What is significance of gold versus silver rings on EF-S lens barrel? 

The new EF-S 55-250 lens appears to have silver ring (if it is a color photo). The older 17-85 has gold, the newer 15-85 has silver, while the 10-22 has gold. There seems to be a random mixture - or is it really random?

Does this have a meaning - like the red ring is for L lenses, and the green ring for DO lenses? ???


----------



## neuroanatomist (Jun 14, 2011)

The gold 'ring' (not a solid plastic ring like the red and green rings, but just a dashed, painted line) signifies the lens uses an ultrasonic motor (USM) for autofocus. 

However, on one new EF-S lens with USM (the EF-S 15-85mm f/3.5-5.6 IS USM), Canon has eliminated the gold ring. 

That 'inconsistency' in the use of the gold ring actually goes back to 1999 and the EF 75-300mm f/4-5.6 III USM, about which which Canon stated, "_The front part of the zoom ring now sports a silver ring for a luxury touch,_" despite the lens having USM (it still has the Ultrasonic symbol painted in gold on the barrel). That may be the earliest use of the silver ring, I'm not sure.

So, currently, you can't tell at a glance whether a lens has USM. Put another way, if a lens has a gold ring (or a red or green ring), it has USM; if it has a silver ring, it might or might not have USM (but probably it doesn't, based on the small fraction of silver-ringed lenses which have USM).


----------



## Chewy734 (Jun 14, 2011)

Thanks for the explanation neuroanatomist.

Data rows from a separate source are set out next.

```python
_SIGNATURES = {
    "emia_version": (c_int, []),
    "emia_last_error": (ctypes.c_char_p, []),
    "emia_scan_workspace_bytes": (c_size_t, [c_int64]),
    "emia_exclusive_scan_i64": (c_int, [c_void_p, c_int64, c_void_p, c_size_t, c_void_p]),
    "emia_paste_plan": (c_int, [c_void_p, c_int64, c_float, c_float, c_int, c_int, c_void_p, c_void_p, c_void_p]),
    "emia_paste_threshold_bitpack": (c_int, [c_void_p, c_void_p, c_void_p, c_void_p, c_int64, c_float, c_float, c_int, c_int,
                                             c_void_p, c_int64, c_int, c_void_p, c_void_p, c_void_p, c_int, c_void_p, c_void_p]),
    "emia_mask_bbox": (c_int, [c_void_p, c_int64, c_int, c_int, c_void_p, c_void_p, c_void_p, c_void_p, c_void_p]),
    "emia_mask_pack": (c_int, [c_void_p, c_int64, c_int, c_int, c_void_p, c_void_p, c_void_p, c_void_p]),
    "emia_mask_unpack": (c_int, [c_void_p, c_void_p, c_void_p, c_void_p, c_int64, c_int, c_int, c_void_p, c_void_p]),
    "emia_contour_count": (c_int, [c_void_p, c_void_p, c_void_p, c_int64, c_void_p, c_void_p, c_void_p, c_void_p, c_void_p]),
    "emia_contour_measure": (c_int, [c_void_p, c_void_p, c_void_p, c_int64, c_void_p, c_void_p, c_void_p, c_void_p, c_double,
                                     c_double, c_void_p, c_void_p, c_void_p, c_void_p, c_void_p, c_void_p, c_void_p]),
    "emia_contour_store": (c_int, [c_void_p, c_void_p, c_void_p, c_int64, c_void_p, c_void_p, c_void_p, c_void_p, c_void_p, c_void_p,
                                   c_void_p]),
    "emia_contour_trace_plan": (c_int, [c_void_p, c_int64, c_void_p, c_void_p]),
    "emia_contour_trace_slab": (c_int, [c_void_p, c_void_p, c_void_p, c_int64, c_void_p, c_void_p, c_int, c_void_p, c_void_p, c_void_p,
                                        c_void_p, c_void_p, c_void_p, c_void_p, c_void_p]),
    "emia_list_measure_plan": (c_int, [c_void_p, c_int, c_int, c_void_p, c_void_p, c_void_p, c_void_p, c_void_p, c_void_p, c_void_p,
                                       c_void_p]),
    "emia_contour_measure_list": (c_int, [c_int64, c_void_p, c_void_p, c_void_p, c_void_p, c_void_p, c_void_p, c_int, c_double, c_double,
                                          c_void_p, c_void_p, c_void_p, c_void_p, c_void_p, c_void_p, c_void_p]),
    "emia_list_measure_order": (c_int, [c_int64, c_void_p, c_void_p, c_void_p, c_void_p, c_int, c_void_p, c_void_p, c_void_p]),
    "emia_contour_shape_list": (c_int, [c_int64, c_void_p, c_void_p, c_void_p, c_void_p, c_void_p, c_void_p, c_int, c_double, c_void_p,
                                        c_void_p, c_void_p, c_void_p, c_void_p, c_void_p]),
    "emia_contour_measure_stored": (c_int, [c_void_p, c_int64, c_void_p, c_void_p, c_void_p, c_int, c_void_p, c_double, c_double,
                                            c_void_p, c_void_p, c_void_p, c_void_p, c_void_p, c_void_p]),
    "emia_group_workspace_bytes": (c_size_t, [c_void_p, c_int]),
    "emia_dedup_smart": (c_int, [c_void_p, c_void_p, c_void_p, c_void_p, c_void_p, c_void_p, c_void_p, c_void_p, c_void_p,
                                 c_void_p, c_int, c_int, c_int, c_void_p, c_void_p, c_double, c_double, c_void_p, c_void_p, c_void_p,
                                 c_size_t, c_void_p]),
    "emia_dedup_inorder": (c_int, [c_void_p, c_void_p, c_void_p, c_void_p, c_void_p, c_void_p, c_int, c_int, c_int, c_void_p, c_void_p,
                                   c_double, c_void_p, c_void_p, c_void_p, c_size_t, c_void_p]),
    "emia_dedup_sorted": (c_int, [c_void_p, c_void_p, c_void_p, c_void_p, c_void_p, c_void_p, c_void_p, c_int, c_int, c_int, c_void_p,
                                  c_void_p, c_double, c_void_p, c_void_p, c_void_p, c_size_t, c_void_p]),
    "emia_overlap_rules": (c_int, [c_void_p, c_void_p, c_void_p, c_void_p, c_void_p, c_void_p, c_void_p, c_void_p, c_int, c_int, c_int,
                                   c_void_p, c_void_p, c_void_p, c_void_p, c_int, c_void_p, c_void_p, c_void_p, c_size_t,
                                   c_void_p]),
    "emia_containment_rules": (c_int, [c_void_p, c_void_p, c_void_p, c_void_p, c_void_p, c_void_p, c_void_p, c_int, c_int, c_int,
                                       c_void_p, c_void_p, c_void_p, c_void_p, c_int, c_double, c_void_p, c_void_p, c_void_p,
# ... 103 lines not shown
```

deepemia_b200/csrc/core/emia_paste.cuh:

```cuda
#pragma once
#include "emia_common.cuh"

#define EMIA_MASK_SIDE 28

struct EmiaPasteBox {
    float x0, y0, x1, y1;
    int rx0, ry0, rx1, ry1;
    int valid;
};

EMIA_HD float emia_clampf(float v, float lo, float hi) { return v < lo ? lo : (v > hi ? hi : v); }

EMIA_HD EmiaPasteBox emia_paste_prepare(float bx0, float by0, float bx1, float by1, float scale_x, float scale_y, int W, int H) {
    EmiaPasteBox b;
    b.x0 = emia_clampf(bx0 * scale_x, 0.f, (float)W);
    b.x1 = emia_clampf(bx1 * scale_x, 0.f, (float)W);
    b.y0 = emia_clampf(by0 * scale_y, 0.f, (float)H);
    b.y1 = emia_clampf(by1 * scale_y, 0.f, (float)H);
    b.valid = ((b.x1 - b.x0) > 0.f) && ((b.y1 - b.y0) > 0.f);
    b.rx0 = emia_max((int)floorf(b.x0) - 1, 0);
    b.ry0 = emia_max((int)floorf(b.y0) - 1, 0);
    b.rx1 = emia_min((int)ceilf(b.x1) + 1, W);
    b.ry1 = emia_min((int)ceilf(b.y1) + 1, H);
    if (!b.valid) { b.rx0 = b.ry0 = b.rx1 = b.ry1 = 0; }
// ... 8 lines not shown

EMIA_HD EmiaAxisTap emia_paste_axis(int p, float lo, float hi) {
    const float c = (float)p + 0.5f;
    const float t = (c - lo) / (hi - lo);
    const float g = t * 2.f - 1.f;
    const float ix = emia_fmaf(g + 1.f, (float)EMIA_MASK_SIDE * 0.5f, -0.5f);
    const float fl = floorf(ix);
    EmiaAxisTap a;
    a.i0 = (int)fl;
    a.w1 = ix - fl;
    a.w0 = 1.f - a.w1;
    return a;
}

EMIA_HD float emia_paste_tap(const float* prob, int x, int y) {
    return ((unsigned)x < (unsigned)EMIA_MASK_SIDE && (unsigned)y < (unsigned)EMIA_MASK_SIDE) ? prob[y * EMIA_MASK_SIDE + x] : 0.f;
}

EMIA_HD float emia_paste_sample(const float* prob, const EmiaAxisTap& ax, const EmiaAxisTap& ay) {
    const float nw = ay.w0 * ax.w0;
    const float ne = ay.w0 * ax.w1;
    const float sw = ay.w1 * ax.w0;
    const float se = ay.w1 * ax.w1;
    const float v_nw = emia_paste_tap(prob, ax.i0, ay.i0);
    const float v_ne = emia_paste_tap(prob, ax.i0 + 1, ay.i0);
    const float v_sw = emia_paste_tap(prob, ax.i0, ay.i0 + 1);
    const float v_se = emia_paste_tap(prob, ax.i0 + 1, ay.i0 + 1);
    float acc = v_nw * nw;
    acc = emia_fmaf(v_ne, ne, acc);
    acc = emia_fmaf(v_sw, sw, acc);
    acc = emia_fmaf(v_se, se, acc);
    return acc;
}
```

deepemia_b200/csrc/emia_kernels.cu:

```cuda
#include <cuda_runtime.h>
#include <cuda_fp16.h>
#include <stdio.h>
#include <stdlib.h>
#include <string.h>
#include <algorithm>
#include <type_traits>
#include "../../include/emia.h"
#include "core/emia_common.cuh"
#include "core/emia_contour.cuh"
#include "core/emia_hull.cuh"
#include "core/emia_ellipse.cuh"
#include "core/emia_measure.cuh"
#include "core/emia_paste.cuh"
#include "core/emia_nms.cuh"
#include "core/emia_moments.cuh"
#include "core/emia_rle.cuh"
#include "core/emia_text.cuh"
#include "core/emia_shape.cuh"
#include "core/emia_neighbour.cuh"
#include "core/emia_coco.cuh"

static thread_local char g_err[512] = "";
static int emia_fail(int code, const char* fmt, const char* detail) {
    snprintf(g_err, sizeof(g_err), fmt, detail);
// ... 472 lines not shown
        }
        __syncthreads();
        (void)piece_rows_bytes;
    }
    if (tid == 0) asm volatile("cp.async.bulk.wait_group 0;" ::: "memory");
}

#define EMIA_P2_PAD_STRIDE 36
#define EMIA_P2_PAD_ROWS 32
#define EMIA_P2_BAND_ROWS 128
#define EMIA_P2_MAX_COLS 2112
#ifndef EMIA_P2_MIN_CTAS
#define EMIA_P2_MIN_CTAS 4
#endif

__device__ __forceinline__ void emia_st256_zero(void* p) {
    asm volatile("st.global.v4.b64 [%0], {%1, %1, %1, %1};" ::"l"(p), "l"(0ull) : "memory");
}
__device__ __forceinline__ void emia_st256(void* p, uint4 a, uint4 b) {
    asm volatile("st.global.v4.b64 [%0], {%1, %2, %3, %4};" ::"l"(p), "l"(((unsigned long long)a.y << 32) | a.x),
                 "l"(((unsigned long long)a.w << 32) | a.z), "l"(((unsigned long long)b.y << 32) | b.x),
                 "l"(((unsigned long long)b.w << 32) | b.z)
                 : "memory");
}
__device__ __forceinline__ void emia_cp_async16(void* sdst, const void* gsrc) {
    asm volatile("cp.async.cg.shared.global [%0], [%1], 16;" ::"r"((uint32_t)__cvta_generic_to_shared(sdst)), "l"(gsrc) : "memory");
}
__device__ __forceinline__ int emia_clampi(int v, int lo, int hi) { return v < lo ? lo : (v > hi ? hi : v); }
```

Out of curiosity, are you in the neuro field with photography being your hobby or something?


----------



## fotoray (Jun 14, 2011)

neuroanatomist said:


> The gold 'ring' (not a solid plastic ring like the red and green rings, but just a dashed, painted line) signifies the lens uses an ultrasonic motor (USM) for autofocus.
> 
> However, on one new EF-S lens with USM (the EF-S 15-85mm f/3.5-5.6 IS USM), Canon has eliminated the gold ring.
> 
> ...



Thanks for the info. Very interesting. I read the Canon release on the new EF-S 55-250 zoom and there is no mention of USM, so it has the painted silver ring. From now on I'll be more conscious of gold vs sliver....


----------



## neuroanatomist (Jun 14, 2011)

Chewy734 said:


> Out of curiosity, are you in the neuro field with photography being your hobby or something?



Yes and yes. 



fotoray said:


> I read the Canon release on the new EF-S 55-250 zoom and there is no mention of USM, so it has the painted silver ring.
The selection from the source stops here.